Umberto D

O filme começa com uma passeata de aposentados italianos, em direção à sede do Governo, reivindicando aumento das pensões. São dispersados pela polícia, correm e se abrigam em prédios ao redor, demonstrando o cansaço natural da idade. 

É hora de seguirmos a vida anônima de um destes aposentados que vivem à margem da sociedade: Umberto D (Carlo Battisti), junto com seu inseparável cãozinho Flike. Quando vai embora da manifestação, tenta vender a outro aposentado seu velho relógio. Depois almoça no balcão de um abrigo para necessitados. Escondendo-se, coloca seu prato no chão para que Flike possa também comer. Finalmente chega na casa onde aluga um pequeno quarto. Ao abrir a porta, descobre que um casal está na sua cama. 

Esse início, marcado por cenas do cotidiano, revela o drama de Umberto D. Sem dinheiro o suficiente para manter sequer suas necessidades básicas, sem uma casa que possa ser chamada de sua, sem família, pressionado pela dona da pensão que aluga seu quarto à tarde para adúlteros e o ameaça de expulsão caso não coloque em dia o aluguel. Resta a Umberto D. seu adorado cão.

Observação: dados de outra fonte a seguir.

template <int KT, int NCT, int CST, int NT, bool MIR>
__global__ void __launch_bounds__(NT, NCT > 0 ? 2048 / NT : 0) hog_patch_kernel(const __grid_constant__ HogArgs a, const __grid_constant__ HogMaps maps)
{
    static_assert(NT % 32 == 0 && NT >= 64, "hog_patch_kernel needs whole warps and at least 64 threads");
    constexpr int kWarps = NT / 32;
    extern __shared__ __align__(128) unsigned char smem[];
    const int K = KT > 0 ? KT : a.K;
    const int nc = NCT > 0 ? NCT : a.nc;
    const int fs = (NCT > 0 && CST > 0) ? NCT * CST : a.fs;
    const int cells = nc * nc;
    const HogSmem lay = hog_smem_layout(fs, nc, K);
    const int pp = lay.pp, pb = lay.pb, pm = lay.pm, pw = lay.pw;
    uint8_t* s_patch = smem + lay.patch;
    int8_t* s_bin = reinterpret_cast<int8_t*>(smem + lay.bin);
    float* s_gmag = reinterpret_cast<float*>(smem + lay.r1);
    int4* s_tab = reinterpret_cast<int4*>(smem + lay.tab);
    short2* s_xa = reinterpret_cast<short2*>(smem + lay.xa);
    float* s_wcell = reinterpret_cast<float*>(smem + lay.wcell);
    int* s_lo = reinterpret_cast<int*>(smem + lay.lo);
    int* s_hi = reinterpret_cast<int*>(smem + lay.hi);
    float* s_T = reinterpret_cast<float*>(smem + lay.vote);
    uint64_t* s_mbar = reinterpret_cast<uint64_t*>(smem + lay.mbar);

    const int tid = threadIdx.x;
    const int lane = tid & 31, warp = tid >> 5;
    const long long patch_id = blockIdx.x;
    const int sample = (int)(patch_id / a.L);
    const int lm = (int)(patch_id - (long long)sample * a.L);

    const float* __restrict__ row = a.x + (long long)sample * a.ldx;
    const int half = __ldg(a.half + sample);
    const int P = 2 * half;
    const int cx = __float2int_rn(row[lm]);
    const int cy = __float2int_rn(row[lm + a.L]);
    int img_idx = a.image_index ? a.image_index[sample] : sample;
    if (MIR) img_idx = sd_sample_frame_of(img_idx);
    if (img_idx < 0 || img_idx >= a.image_count) {
        img_idx = 0;
        if (tid == 0 && a.status) atomicOr(a.status, 2);
    }
    int W = a.width, H = a.height, rs = a.row_stride;
    const uint8_t* __restrict__ img = a.images + (long long)img_idx * a.image_stride;
    if (a.frames) {
        const sd_frame f = a.frames[img_idx];
        W = f.width; H = f.height; rs = f.row_stride;
        img = a.images + f.offset;
    }
    int rx = 0, ry = 0, rw = W, rh = H;
    if (a.roi) {
        const sd_roi r = a.roi[img_idx];
        rx = r.x; ry = r.y; rw = r.w; rh = r.h; rs = r.row_stride;
        img = a.images + r.offset;
    }
    if (tid == 0 && a.geometry) {
        a.geometry[patch_id * 3 + 0] = cx;
        a.geometry[patch_id * 3 + 1] = cy;
        a.geometry[patch_id * 3 + 2] = half;
    }

    const int x0 = sd_window_x0(cx, half, W, hog_sample_mirrored<MIR>(a, sample)), y0 = cy - half;
    uint8_t* s_stage = smem + lay.bin;
    const int stage_cap = lay.stage_end - lay.bin;
    int tma_box = 0;
    const int tma_shift = x0 & 15;
#pragma unroll
    for (int c = kTmaClasses - 1; c >= 0; --c)
        if (c < a.tma_count && hog_tma_box(c) >= P + tma_shift && hog_tma_box(c) * hog_tma_box(c) <= stage_cap) tma_box = hog_tma_box(c);
    if (tma_box > 0 && tid == 0) {
        int cls = 0;
#pragma unroll
        for (int c = 0; c < kTmaClasses; ++c) if (hog_tma_box(c) == tma_box) cls = c;
        hog_tma_load(s_mbar, s_stage, &maps.m[cls], x0 - tma_shift, y0, img_idx, tma_box * tma_box);
    }

    {
        const int* __restrict__ rt = a.rtab + (long long)sample * 5 * fs;
        for (int t = tid; t < fs; t += NT) {
            const int xa = __ldg(rt + fs + t);
            s_xa[t] = *reinterpret_cast<const short2*>(&xa);
            s_tab[t] = make_int4(__ldg(rt + t), __ldg(rt + 2 * fs + t), __ldg(rt + 3 * fs + t), __ldg(rt + 4 * fs + t));
        }
        for (int i = tid; i < nc * pw; i += NT) s_wcell[i] = __ldg(a.btab + i);
        const int* __restrict__ lohi = reinterpret_cast<const int*>(a.btab + nc * pw);
        if (tid < nc) { s_lo[tid] = __ldg(lohi + tid); s_hi[tid] = __ldg(lohi + nc + tid); }
    }
    {
        const bool resident = x0 >= rx && y0 >= ry && x0 + P <= rx + rw && y0 + P <= ry + rh && x0 >= 0 && y0 >= 0 && x0 + P <= W && y0 + P <= H;
        const uintptr_t align_bits = reinterpret_cast<uintptr_t>(img) | (uintptr_t)rs;
        const bool vec16 = !tma_box && resident && (align_bits & 15) == 0;
        const bool words = !tma_box && resident && (align_bits & 3) == 0;
        const int shiftb = tma_box ? tma_shift : (vec16 ? ((x0 - rx) & 15) : (words ? ((x0 - rx) & 3) : 0));
        const int pitch = tma_box ? tma_box : ((P + 15 + 15) & ~15);
        const bool staged = pitch * P <= stage_cap;
        bool miss = false;
        if (staged) {
            if (tma_box) {
            } else if (vec16) {
                const int nvec = (shiftb + P + 15) >> 4;
                const int gs = nvec <= 8 ? 3 : (nvec <= 16 ? 4 : 5);
                const int lv = lane & ((1 << gs) - 1), lr = lane >> gs, rows_per_pass = 32 >> gs;
                const uint8_t* wrow = img + (long long)(y0 - ry) * rs + (x0 - rx - shiftb);
                for (int r = warp * rows_per_pass + lr; r < P; r += kWarps * rows_per_pass)
#pragma unroll 1
                    for (int v = lv; v < nvec; v += (1 << gs))
                        reinterpret_cast<uint4*>(s_stage + r * pitch)[v] = __ldg(reinterpret_cast<const uint4*>(wrow + (long long)r * rs) + v);
            } else if (words) {
                const int nwords = (shiftb + P + 3) >> 2;
                const uint8_t* wrow = img + (long long)(y0 - ry) * rs + (x0 - rx - shiftb);
                for (int r = warp; r < P; r += kWarps) {
                    const uint32_t* src = reinterpret_cast<const uint32_t*>(wrow + (long long)r * rs);
                    uint32_t* dst = reinterpret_cast<uint32_t*>(s_stage + r * pitch);
#pragma unroll 1
                    for (int w = lane; w < nwords; w += 32) dst[w] = __ldg(src + w);
                }
            } else {
                for (int r = warp; r < P; r += kWarps) {
                    const int iy = y0 + r;
                    const bool rowin = (unsigned)iy < (unsigned)H;
                    const bool rowres = iy >= ry && iy < ry + rh;
                    for (int c = lane; c < P; c += 32) {
                        const int ix = x0 + c;
                        int v = 0;
                        if (rowin && (unsigned)ix < (unsigned)W) {
                            if (rowres && ix >= rx && ix < rx + rw) v = __ldg(img + (long long)(iy - ry) * rs + (ix - rx));
                            else miss = true;
                        }
                        s_stage[r * pitch + c] = (uint8_t)v;
                    }
                }
            }
            __syncthreads();
            if (tma_box) hog_tma_wait(s_mbar);
            if (hog_sample_mirrored<MIR>(a, sample)) {
#pragma unroll 1
                for (int r = warp; r < P; r += kWarps) {
                    uint8_t* q = s_stage + r * pitch + shiftb;
#pragma unroll 1
                    for (int c = lane; c < half; c += 32) {
                        const uint8_t u = q[c], v = q[P - 1 - c];
                        q[c] = v;
                        q[P - 1 - c] = u;
                    }
                }
                __syncthreads();
            }
            if (fs <= 64) {
                const int np = (fs + 1) >> 1, groups = NT / np;
                const int j = tid % np, g = tid / np;
                if (g < groups) {
                    const int dxa = 2 * j, dxb = min(dxa + 1, fs - 1);
                    const int sxa = s_tab[dxa].x, sxb = s_tab[dxb].x;
                    const unsigned xa = *reinterpret_cast<const unsigned*>(s_xa + dxa), xb = *reinterpret_cast<const unsigned*>(s_xa + dxb);
                    const int q = (shiftb + sxa) & ~3;
                    const int oa = shiftb + sxa - q, ob = shiftb + sxb - q;
                    uint8_t* out = s_patch + dxa;
                    if (ob <= 6) {
                        const unsigned sa = oa | (oa + 1) << 4, sb = ob | (ob + 1) << 4;
                        const uint8_t* base = s_stage + q;
#pragma unroll 2
                        for (int dy = g; dy < fs; dy += groups) {
                            const int4 yt = s_tab[dy];
                            const unsigned* r0 = reinterpret_cast<const unsigned*>(base + yt.y * pitch);
                            const unsigned* r1 = reinterpret_cast<const unsigned*>(base + yt.z * pitch);
                            const unsigned a0 = r0[0], a1 = r0[1], b0 = r1[0], b1 = r1[1];
                            const int va = hog_resize_out(yt.w, __dp2a_lo(xa, __byte_perm(a0, a1, sa), 0u), __dp2a_lo(xa, __byte_perm(b0, b1, sa), 0u));
                            const int vb = hog_resize_out(yt.w, __dp2a_lo(xb, __byte_perm(a0, a1, sb), 0u), __dp2a_lo(xb, __byte_perm(b0, b1, sb), 0u));
                            *reinterpret_cast<uint16_t*>(out + dy * pp) = (uint16_t)(va | vb << 8);
                        }
                    } else {
                        const int ax = s_xa[dxa].x, bx = s_xa[dxa].y, cx = s_xa[dxb].x, dx = s_xa[dxb].y;
                        const int sxa1 = min(sxa + 1, P - 1), sxb1 = min(sxb + 1, P - 1);
                        const uint8_t* base = s_stage + shiftb;
                        for (int dy = g; dy < fs; dy += groups) {
                            const int4 yt = s_tab[dy];
                            const uint8_t* r0 = base + yt.y * pitch;
                            const uint8_t* r1 = base + yt.z * pitch;
                            const int va = hog_resize_out(yt.w, (int)r0[sxa] * ax + (int)r0[sxa1] * bx, (int)r1[sxa] * ax + (int)r1[sxa1] * bx);
                            const int vb = hog_resize_out(yt.w, (int)r0[sxb] * cx + (int)r0[sxb1] * dx, (int)r1[sxb] * cx + (int)r1[sxb1] * dx);
                            *reinterpret_cast<uint16_t*>(out + dy * pp) = (uint16_t)(va | vb << 8);
                        }
                    }
                }
            } else {
                for (int dy = warp; dy < fs; dy += kWarps) {
                    const int4 yt = s_tab[dy];
                    const uint8_t* r0 = s_stage + yt.y * pitch + shiftb;
                    const uint8_t* r1 = s_stage + yt.z * pitch + shiftb;
                    for (int dx = lane; dx < fs; dx += 32) {
                        const int sx = s_tab[dx].x;
                        const int sx1 = min(sx + 1, P - 1);
                        const short2 xa = s_xa[dx];
                        const int t0 = (int)r0[sx] * xa.x + (int)r0[sx1] * xa.y;
                        const int t1 = (int)r1[sx] * xa.x + (int)r1[sx1] * xa.y;
                        s_patch[dy * pp + dx] = (uint8_t)hog_resize_out(yt.w, t0, t1);
                    }
                }
            }
        } else {
            const bool mirrored = hog_sample_mirrored<MIR>(a, sample);
            __syncthreads();
            for (int dy = warp; dy < fs; dy += kWarps) {
                const int4 yt = s_tab[dy];
                const int iy0 = y0 + yt.y, iy1 = y0 + yt.z;
                for (int dx = lane; dx < fs; dx += 32) {
                    const int sx = s_tab[dx].x;
                    const short2 xa = s_xa[dx];
                    int p[4];
#pragma unroll
                    for (int q = 0; q < 4; ++q) {
                        const int u = sx + (q & 1);
                        const int ix = mirrored ? x0 + P - 1 - u : x0 + u, iy = (q & 2) ? iy1 : iy0;
                        int v = 0;
                        if ((q & 1) && xa.y == 0) { p[q] = 0; continue; }
                        if ((unsigned)ix < (unsigned)W && (unsigned)iy < (unsigned)H) {
                            if (ix >= rx && ix < rx + rw && iy >= ry && iy < ry + rh) v = __ldg(img + (long long)(iy - ry) * rs + (ix - rx));
                            else miss = true;
                        }
                        p[q] = v;
                    }
                    const int t0 = p[0] * xa.x + p[1] * xa.y;
                    const int t1 = p[2] * xa.x + p[3] * xa.y;
                    s_patch[dy * pp + dx] = (uint8_t)hog_resize_out(yt.w, t0, t1);
                }
            }
        }
        if (miss && a.roi_miss) a.roi_miss[img_idx] = 1;
        if (a.patches) {
            __syncthreads();
            for (int i = tid; i < fs * fs; i += NT) {
                const int y = i / fs;
                a.patches[patch_id * fs * fs + i] = s_patch[y * pp + (i - y * fs)];
            }
        }
    }
    __syncthreads();

    {
        const int iw = fs - 2, runs = (iw + 3) >> 2, nitem = iw * runs;
        const int pw = pp >> 2;
        for (int i = tid; i < nitem; i += NT) {
            const int y = i / runs, r = i - y * runs;
            const unsigned* c = reinterpret_cast<const unsigned*>(s_patch) + (y + 1) * pw + r;
            const unsigned c0 = c[0], c1 = c[1], u0 = c[-pw], u1 = c[1 - pw], d0 = c[pw], d1 = c[pw + 1];
            unsigned bins = 0;
            float* gm = s_gmag + y * pm + 4 * r;
#pragma unroll
            for (int k = 0; k < 4; ++k) {
                const int gx = byte_of(c0, c1, k + 2) - byte_of(c0, c1, k);
                const int gy = byte_of(d0, d1, k + 1) - byte_of(u0, u1, k + 1);
                const int g2 = gx * gx + gy * gy;
                const float g = __fsqrt_rn((float)g2);
                const int b = hog_bin(a.orient, K, gx, gy, g);
                bins |= (unsigned)(b & 0xff) << (8 * k);
                gm[k] = b < 0 ? 0.f : g;
            }
            *reinterpret_cast<unsigned*>(s_bin + y * pb + 4 * r) = bins;
        }
    }
    if (a.bins) {
        __syncthreads();
        for (int idx = tid; idx < fs * fs; idx += NT) {
            const int y = idx / fs, x = idx - y * fs;
            const bool interior = x >= 1 && x <= fs - 2 && y >= 1 && y <= fs - 2;
            a.bins[patch_id * fs * fs + idx] = interior ? s_bin[(y - 1) * pb + x - 1] : (int8_t)-1;
        }
    }
    if (!a.A) return;
    __syncthreads();

    {
        const int nrow = fs - 2, ntask = nrow * nc, tpad = lay.tpad;
        for (int task = tid; task < ntask; task += NT) {
            const int ci = task / nrow, y = 1 + task - ci * nrow;
            const int xlo = s_lo[ci], xhi = s_hi[ci];
            const int8_t* bp = s_bin + (y - 1) * pb - 1;
            const float* gp = s_gmag + (y - 1) * pm - 1;
            const float* wp = s_wcell + ci * pw - 1;
            float* T = s_T + task;
            for (int b = 0; b < 2 * K; ++b) T[b * tpad] = 0.f;
            const auto vote = [&](int b, float p) { float* q = T + max(b, 0) * tpad; *q = __fadd_rn(*q, p); };
            int x = xlo;
            if (!(x & 1) && x <= xhi) { vote(bp[x], __fmul_rn(gp[x], wp[x])); ++x; }
#pragma unroll 1
            for (; x < xhi; x += 2) {
                const unsigned bb = *reinterpret_cast<const unsigned short*>(bp + x);
                const float2 w = *reinterpret_cast<const float2*>(wp + x);
                vote((int)(int8_t)bb, __fmul_rn(gp[x], w.x));
                vote((int)(int8_t)(bb >> 8), __fmul_rn(gp[x + 1], w.y));
            }
            if (x == xhi) vote(bp[x], __fmul_rn(gp[x], wp[x]));
        }
        __syncthreads();
        float* __restrict__ out = a.A + (long long)sample * a.ld + (long long)lm * cells * a.dd;
        for (int i = tid; i < K * cells; i += NT) {
            const int b = i / cells, c = i - b * cells;
            const int cj = c / nc, ci = c - cj * nc;
            const int ylo = s_lo[cj], yhi = s_hi[cj];
            const float* Tp = s_T + b * tpad + ci * nrow + (ylo - 1);
            const float* wy = s_wcell + cj * pw + (ylo - 1);
            float acc = 0.f, acc2 = 0.f;
#pragma unroll 1
            for (int y = ylo; y <= yhi; ++y) {
                const float w = *wy++;
                acc = __fadd_rn(acc, __fmul_rn(Tp[0], w));
                acc2 = __fadd_rn(acc2, __fmul_rn(Tp[K * tpad], w));
                ++Tp;
            }
            out[i] = acc;
            out[i + K * cells] = acc2;
        }
    }
}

“Umberto D. foi filmado nas ruas de Roma e os papéis principais são interpretados por atores não-profissionais, o que dá ao filme maior urgência e autenticidade. Uma das maiores críticas ao neo-realismo é que o tratamento melodramático dispensado à história menor dilui a mensagem social mais ampla e a reivindicação de realismo do próprio filme. Com sua história trágica, contada sem pudor, sobre o desespero de um senhor de idade e o seu amor pelo seu bicho de estimação, e com sua visão incisiva das injustiças sociais, Umberto D oferece a oportunidade perfeita para o espectador refletir sobre essa questão, que diz respeito a um dos movimentos mais influentes da história do cinema.” 

Essa potência narrativa está expressa em cenas inesquecíveis em um filme que recusa os princípios básicos da narrativa. “Umberto D. cumpre o desejo do diretor Vittorio De Sica e do roteirista Cesare Zavattini: levar o neorrealismo a um nível até então nunca visto, ponto que a situação perde espaço para o homem, em que o obstáculo dá lugar ao instante. O tempo não é mais moldado por acontecimentos interdependentes, mas por episódios de aparência aleatória, reais em excesso, que desembocam sempre no homem, nos seus conflitos e contradições.” – Rafael Amaral. 

Para alguns críticos e até mesmo cineastas do calibre de Luis Bunuel e Alfred Hitchcock esses tempos mortos devem ser evitados na narrativa cinematográfica. “Tempos mortos” para os neorrealistas é a vida e a vida é o próprio cinema. Em uma das cenas mais famosos do filme, a empregada Maria (adolescente grávida que namora dois soldados, portanto, não sabe quem é o pai da criança) acorda de manhã, vai para a cozinha, põe fogo no jornal para queimar formigas na parede, coloca café na máquina, senta-se no banco e começa a mover lentamente a manivela da maquininha. Uma lágrima escorre pelo seu rosto. Maria estende o pé e tenta fechar a porta. Cenas assim, ganham dimensões simbólicas nas palavras de André Bazin: “Trata-se ali de tornar espetacular ou dramático o próprio tempo da vida, a duração natural de um ser a quem nada de particular acontece.”

É a vida dessas pessoas marginais, que ninguém nota, que não importam a ninguém. É a vida de Umberto D. que pode ser muito bem a vida de meu pai e inúmeros outros cidadãos que foram enganados pela política previdenciária no Brasil e passaram, depois de décadas de trabalho, de contribuição ao estado, a depender da ajuda dos filhos. Poderia ser a vida do pai de Vittorio De Sica, a quem ele dedica o filme. Diferente de outros, Umberto D não tem ninguém a quem recorrer, caminha sozinho e anônimo pela vida que só ganha sentido em sua relação de amor com Flike. Flike que, ao contrário de uma sociedade inteira, vê, ama e se entrega à Umberto Domenico Ferrari. 

Umberto D (Itália, 1952), de Vittorio De Sica. Com Carlo Battisti, Maria-Pia Casilio, Lina Gennari.

Referências: 

1001 filmes para ver antes de morrer. Steven Jay Schneider (editor geral). Rio de Janeiro: Sextante, 2008

Catálogo do bluray Ladrões de Bicicleta/Umberto D. Versátil Digital Filmes.